### Brief:
The answer must consist of every line from the data that holds the string "blockIdx".

### Data for the task:
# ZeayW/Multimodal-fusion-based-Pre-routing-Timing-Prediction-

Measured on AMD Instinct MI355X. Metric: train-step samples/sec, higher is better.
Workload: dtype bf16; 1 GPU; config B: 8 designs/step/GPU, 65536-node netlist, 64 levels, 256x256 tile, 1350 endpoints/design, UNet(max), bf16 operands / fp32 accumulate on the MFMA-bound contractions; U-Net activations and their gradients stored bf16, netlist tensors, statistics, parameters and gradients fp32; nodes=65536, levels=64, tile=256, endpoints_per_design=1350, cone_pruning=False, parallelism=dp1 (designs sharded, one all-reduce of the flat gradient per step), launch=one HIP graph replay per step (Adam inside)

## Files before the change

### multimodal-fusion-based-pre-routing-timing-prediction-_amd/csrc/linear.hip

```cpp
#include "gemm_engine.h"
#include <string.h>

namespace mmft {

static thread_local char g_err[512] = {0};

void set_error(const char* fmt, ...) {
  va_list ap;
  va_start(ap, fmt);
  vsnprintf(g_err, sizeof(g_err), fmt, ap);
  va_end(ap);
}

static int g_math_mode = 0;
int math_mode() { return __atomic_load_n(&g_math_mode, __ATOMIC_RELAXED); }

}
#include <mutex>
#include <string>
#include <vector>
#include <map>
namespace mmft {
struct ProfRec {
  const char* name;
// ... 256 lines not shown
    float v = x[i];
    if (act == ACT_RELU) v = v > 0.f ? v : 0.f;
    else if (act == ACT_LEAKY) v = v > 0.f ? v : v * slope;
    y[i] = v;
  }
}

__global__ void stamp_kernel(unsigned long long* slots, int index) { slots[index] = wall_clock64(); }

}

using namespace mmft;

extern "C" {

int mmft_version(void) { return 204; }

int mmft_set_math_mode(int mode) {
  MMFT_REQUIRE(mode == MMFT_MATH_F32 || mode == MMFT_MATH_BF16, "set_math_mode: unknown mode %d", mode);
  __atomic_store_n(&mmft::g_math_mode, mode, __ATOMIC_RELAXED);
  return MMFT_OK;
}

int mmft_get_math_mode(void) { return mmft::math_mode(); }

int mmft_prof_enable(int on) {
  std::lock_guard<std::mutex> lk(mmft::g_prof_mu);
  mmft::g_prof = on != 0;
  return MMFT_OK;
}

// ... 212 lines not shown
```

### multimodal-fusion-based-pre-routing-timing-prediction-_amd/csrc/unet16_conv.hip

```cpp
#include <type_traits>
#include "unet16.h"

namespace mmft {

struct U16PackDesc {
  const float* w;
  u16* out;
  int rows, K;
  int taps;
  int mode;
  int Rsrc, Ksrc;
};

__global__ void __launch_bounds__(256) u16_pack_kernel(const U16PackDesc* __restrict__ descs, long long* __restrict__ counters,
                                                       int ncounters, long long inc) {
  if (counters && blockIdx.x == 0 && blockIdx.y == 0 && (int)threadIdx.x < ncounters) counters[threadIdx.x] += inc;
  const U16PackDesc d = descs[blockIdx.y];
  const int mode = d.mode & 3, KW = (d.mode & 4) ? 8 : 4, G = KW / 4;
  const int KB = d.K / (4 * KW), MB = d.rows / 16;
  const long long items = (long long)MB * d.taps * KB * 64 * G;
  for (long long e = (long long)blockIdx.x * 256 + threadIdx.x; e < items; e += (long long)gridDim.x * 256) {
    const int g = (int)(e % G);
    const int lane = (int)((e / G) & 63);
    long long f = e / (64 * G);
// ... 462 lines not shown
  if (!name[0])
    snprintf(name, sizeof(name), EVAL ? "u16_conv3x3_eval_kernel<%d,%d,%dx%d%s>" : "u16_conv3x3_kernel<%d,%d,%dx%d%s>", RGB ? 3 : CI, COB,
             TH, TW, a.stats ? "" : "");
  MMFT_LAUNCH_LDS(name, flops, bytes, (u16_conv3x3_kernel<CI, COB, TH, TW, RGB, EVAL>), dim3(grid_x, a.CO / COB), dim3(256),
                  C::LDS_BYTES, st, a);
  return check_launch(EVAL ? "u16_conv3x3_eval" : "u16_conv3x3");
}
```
...
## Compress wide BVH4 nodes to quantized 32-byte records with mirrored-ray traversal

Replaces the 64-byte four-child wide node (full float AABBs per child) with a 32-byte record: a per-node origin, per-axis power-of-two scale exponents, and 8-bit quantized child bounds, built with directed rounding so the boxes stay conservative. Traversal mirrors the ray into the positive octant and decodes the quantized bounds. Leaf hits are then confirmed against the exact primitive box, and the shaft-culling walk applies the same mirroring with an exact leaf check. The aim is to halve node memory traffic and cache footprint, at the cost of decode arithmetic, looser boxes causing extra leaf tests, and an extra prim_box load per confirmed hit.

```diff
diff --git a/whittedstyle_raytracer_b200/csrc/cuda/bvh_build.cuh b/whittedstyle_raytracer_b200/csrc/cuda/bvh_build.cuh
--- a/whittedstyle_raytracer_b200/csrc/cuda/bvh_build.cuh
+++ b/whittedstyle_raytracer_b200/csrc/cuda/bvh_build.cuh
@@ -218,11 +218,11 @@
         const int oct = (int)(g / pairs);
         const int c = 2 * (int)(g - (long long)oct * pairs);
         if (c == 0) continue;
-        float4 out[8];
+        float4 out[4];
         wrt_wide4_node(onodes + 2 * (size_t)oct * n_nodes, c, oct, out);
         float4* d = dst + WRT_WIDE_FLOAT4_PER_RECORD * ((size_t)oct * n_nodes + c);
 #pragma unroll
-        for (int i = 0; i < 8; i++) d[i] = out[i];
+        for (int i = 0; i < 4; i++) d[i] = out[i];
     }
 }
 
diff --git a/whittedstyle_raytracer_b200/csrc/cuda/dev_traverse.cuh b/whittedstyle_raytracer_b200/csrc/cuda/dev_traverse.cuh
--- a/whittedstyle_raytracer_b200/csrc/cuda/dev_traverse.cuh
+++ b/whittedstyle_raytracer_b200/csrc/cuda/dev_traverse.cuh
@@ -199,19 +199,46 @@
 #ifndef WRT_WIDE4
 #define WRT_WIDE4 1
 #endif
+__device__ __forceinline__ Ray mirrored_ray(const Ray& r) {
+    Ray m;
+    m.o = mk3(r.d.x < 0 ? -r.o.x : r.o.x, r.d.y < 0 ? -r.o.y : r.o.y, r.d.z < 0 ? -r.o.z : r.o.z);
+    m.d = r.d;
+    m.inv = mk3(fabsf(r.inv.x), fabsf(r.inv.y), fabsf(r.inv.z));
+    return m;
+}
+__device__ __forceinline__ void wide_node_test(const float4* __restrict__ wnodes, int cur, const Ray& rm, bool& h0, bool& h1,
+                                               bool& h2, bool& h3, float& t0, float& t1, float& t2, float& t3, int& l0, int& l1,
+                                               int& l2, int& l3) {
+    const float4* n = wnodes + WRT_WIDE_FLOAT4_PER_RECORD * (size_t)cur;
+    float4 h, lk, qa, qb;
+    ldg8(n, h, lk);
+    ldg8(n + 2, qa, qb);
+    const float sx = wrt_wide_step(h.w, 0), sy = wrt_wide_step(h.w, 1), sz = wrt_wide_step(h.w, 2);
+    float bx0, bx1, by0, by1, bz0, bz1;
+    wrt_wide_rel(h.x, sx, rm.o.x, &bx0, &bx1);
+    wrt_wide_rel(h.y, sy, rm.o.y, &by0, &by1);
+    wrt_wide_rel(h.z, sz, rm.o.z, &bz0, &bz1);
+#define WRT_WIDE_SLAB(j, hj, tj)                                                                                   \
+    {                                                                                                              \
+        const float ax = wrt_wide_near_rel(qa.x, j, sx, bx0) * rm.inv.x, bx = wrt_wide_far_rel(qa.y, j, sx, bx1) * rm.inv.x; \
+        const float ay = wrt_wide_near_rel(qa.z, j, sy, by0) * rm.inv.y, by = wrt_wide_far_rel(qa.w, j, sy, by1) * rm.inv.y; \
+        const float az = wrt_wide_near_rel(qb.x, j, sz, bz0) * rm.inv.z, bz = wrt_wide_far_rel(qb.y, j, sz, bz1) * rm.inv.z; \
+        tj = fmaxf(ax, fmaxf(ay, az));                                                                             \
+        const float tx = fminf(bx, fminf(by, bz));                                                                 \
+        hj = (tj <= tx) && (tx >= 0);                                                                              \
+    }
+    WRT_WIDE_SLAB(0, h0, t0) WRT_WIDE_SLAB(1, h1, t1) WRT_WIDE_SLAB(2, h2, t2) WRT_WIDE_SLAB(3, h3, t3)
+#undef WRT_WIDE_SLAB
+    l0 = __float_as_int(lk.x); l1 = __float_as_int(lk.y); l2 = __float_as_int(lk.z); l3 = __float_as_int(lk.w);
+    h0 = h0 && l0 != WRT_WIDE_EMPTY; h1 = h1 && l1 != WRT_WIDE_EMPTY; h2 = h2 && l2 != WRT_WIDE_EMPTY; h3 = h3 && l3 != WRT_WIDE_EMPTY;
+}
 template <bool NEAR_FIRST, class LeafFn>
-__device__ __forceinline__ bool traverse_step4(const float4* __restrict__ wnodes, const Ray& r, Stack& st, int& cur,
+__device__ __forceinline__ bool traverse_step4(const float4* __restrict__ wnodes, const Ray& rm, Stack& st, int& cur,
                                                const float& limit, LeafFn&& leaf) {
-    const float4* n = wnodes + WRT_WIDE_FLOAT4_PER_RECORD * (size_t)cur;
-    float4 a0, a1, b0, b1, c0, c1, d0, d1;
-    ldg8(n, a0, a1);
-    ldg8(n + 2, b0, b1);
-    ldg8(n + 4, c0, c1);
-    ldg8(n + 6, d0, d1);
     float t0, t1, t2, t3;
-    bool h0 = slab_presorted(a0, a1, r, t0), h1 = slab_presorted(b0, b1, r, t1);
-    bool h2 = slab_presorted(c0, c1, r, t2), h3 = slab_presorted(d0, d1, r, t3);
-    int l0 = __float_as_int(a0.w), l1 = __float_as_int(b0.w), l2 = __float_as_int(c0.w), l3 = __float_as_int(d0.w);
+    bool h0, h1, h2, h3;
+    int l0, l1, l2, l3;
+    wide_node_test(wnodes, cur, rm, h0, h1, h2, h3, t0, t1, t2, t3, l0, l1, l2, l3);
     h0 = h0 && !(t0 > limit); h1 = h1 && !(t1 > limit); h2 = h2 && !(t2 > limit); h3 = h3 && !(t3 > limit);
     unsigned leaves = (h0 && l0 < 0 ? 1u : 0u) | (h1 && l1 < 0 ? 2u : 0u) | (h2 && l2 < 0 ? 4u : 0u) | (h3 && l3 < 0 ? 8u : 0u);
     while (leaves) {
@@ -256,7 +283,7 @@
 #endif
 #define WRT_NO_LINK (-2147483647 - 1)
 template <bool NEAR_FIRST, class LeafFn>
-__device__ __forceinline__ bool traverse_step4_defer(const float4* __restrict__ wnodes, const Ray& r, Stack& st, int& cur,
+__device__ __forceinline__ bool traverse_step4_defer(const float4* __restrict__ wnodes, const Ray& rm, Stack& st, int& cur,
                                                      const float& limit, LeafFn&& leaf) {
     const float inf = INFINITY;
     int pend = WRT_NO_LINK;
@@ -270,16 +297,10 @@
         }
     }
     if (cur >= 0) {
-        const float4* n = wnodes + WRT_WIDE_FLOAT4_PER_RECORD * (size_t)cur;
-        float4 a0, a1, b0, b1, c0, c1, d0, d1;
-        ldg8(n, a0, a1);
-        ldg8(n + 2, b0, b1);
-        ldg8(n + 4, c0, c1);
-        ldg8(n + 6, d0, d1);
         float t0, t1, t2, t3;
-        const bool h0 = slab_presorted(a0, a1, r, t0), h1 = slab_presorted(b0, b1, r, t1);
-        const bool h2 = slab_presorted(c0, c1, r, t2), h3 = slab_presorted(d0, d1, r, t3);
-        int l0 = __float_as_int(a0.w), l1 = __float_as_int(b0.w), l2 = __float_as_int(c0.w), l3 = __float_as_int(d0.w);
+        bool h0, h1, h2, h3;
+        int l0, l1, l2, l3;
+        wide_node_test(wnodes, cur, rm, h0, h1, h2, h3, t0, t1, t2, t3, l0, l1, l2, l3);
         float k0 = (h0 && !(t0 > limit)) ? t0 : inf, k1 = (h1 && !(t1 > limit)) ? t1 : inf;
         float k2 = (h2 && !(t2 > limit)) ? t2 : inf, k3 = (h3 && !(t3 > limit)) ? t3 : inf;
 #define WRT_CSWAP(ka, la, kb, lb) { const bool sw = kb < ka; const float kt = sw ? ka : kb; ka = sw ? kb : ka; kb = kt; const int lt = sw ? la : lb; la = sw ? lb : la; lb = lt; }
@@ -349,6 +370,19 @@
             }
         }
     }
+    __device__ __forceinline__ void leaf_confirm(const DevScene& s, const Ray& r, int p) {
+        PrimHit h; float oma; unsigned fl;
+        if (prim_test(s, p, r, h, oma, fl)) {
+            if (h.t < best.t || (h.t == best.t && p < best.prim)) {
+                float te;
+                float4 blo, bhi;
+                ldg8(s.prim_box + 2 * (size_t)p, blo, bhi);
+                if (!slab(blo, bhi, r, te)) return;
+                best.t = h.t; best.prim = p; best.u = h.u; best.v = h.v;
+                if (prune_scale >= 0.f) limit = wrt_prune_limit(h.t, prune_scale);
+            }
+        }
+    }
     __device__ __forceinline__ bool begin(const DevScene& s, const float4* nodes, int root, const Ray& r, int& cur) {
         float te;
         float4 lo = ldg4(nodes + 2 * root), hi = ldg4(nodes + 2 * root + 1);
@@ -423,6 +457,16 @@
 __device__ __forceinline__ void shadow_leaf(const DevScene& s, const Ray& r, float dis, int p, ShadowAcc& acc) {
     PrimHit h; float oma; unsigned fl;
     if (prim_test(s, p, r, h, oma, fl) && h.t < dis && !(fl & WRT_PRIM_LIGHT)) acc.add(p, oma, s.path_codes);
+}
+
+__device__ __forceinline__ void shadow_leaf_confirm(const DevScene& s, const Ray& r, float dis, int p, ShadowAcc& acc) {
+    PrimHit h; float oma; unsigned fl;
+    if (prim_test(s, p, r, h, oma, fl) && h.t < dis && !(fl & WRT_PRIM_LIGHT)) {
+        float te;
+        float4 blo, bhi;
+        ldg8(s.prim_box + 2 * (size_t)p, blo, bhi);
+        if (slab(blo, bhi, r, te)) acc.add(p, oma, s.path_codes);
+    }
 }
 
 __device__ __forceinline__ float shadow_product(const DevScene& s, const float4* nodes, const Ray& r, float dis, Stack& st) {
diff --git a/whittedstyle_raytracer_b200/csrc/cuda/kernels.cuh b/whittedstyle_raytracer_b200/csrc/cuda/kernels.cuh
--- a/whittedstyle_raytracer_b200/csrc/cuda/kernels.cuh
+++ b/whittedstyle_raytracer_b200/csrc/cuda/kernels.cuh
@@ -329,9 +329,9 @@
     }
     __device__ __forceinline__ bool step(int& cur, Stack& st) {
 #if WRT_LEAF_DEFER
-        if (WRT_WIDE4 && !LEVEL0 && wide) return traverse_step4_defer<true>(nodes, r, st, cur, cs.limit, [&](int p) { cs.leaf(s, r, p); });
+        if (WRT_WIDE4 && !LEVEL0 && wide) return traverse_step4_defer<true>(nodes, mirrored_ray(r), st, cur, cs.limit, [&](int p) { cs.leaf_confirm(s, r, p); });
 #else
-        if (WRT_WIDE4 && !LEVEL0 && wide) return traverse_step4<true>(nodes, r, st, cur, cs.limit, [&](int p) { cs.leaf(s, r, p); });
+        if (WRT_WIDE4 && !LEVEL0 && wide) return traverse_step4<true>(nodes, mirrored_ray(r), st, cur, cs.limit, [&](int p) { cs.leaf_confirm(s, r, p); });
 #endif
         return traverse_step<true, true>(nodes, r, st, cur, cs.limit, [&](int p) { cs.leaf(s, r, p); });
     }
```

### Answer to this task:
  if (counters && blockIdx.x == 0 && blockIdx.y == 0 && (int)threadIdx.x < ncounters) counters[threadIdx.x] += inc;
  const U16PackDesc d = descs[blockIdx.y];
  for (long long e = (long long)blockIdx.x * 256 + threadIdx.x; e < items; e += (long long)gridDim.x * 256) {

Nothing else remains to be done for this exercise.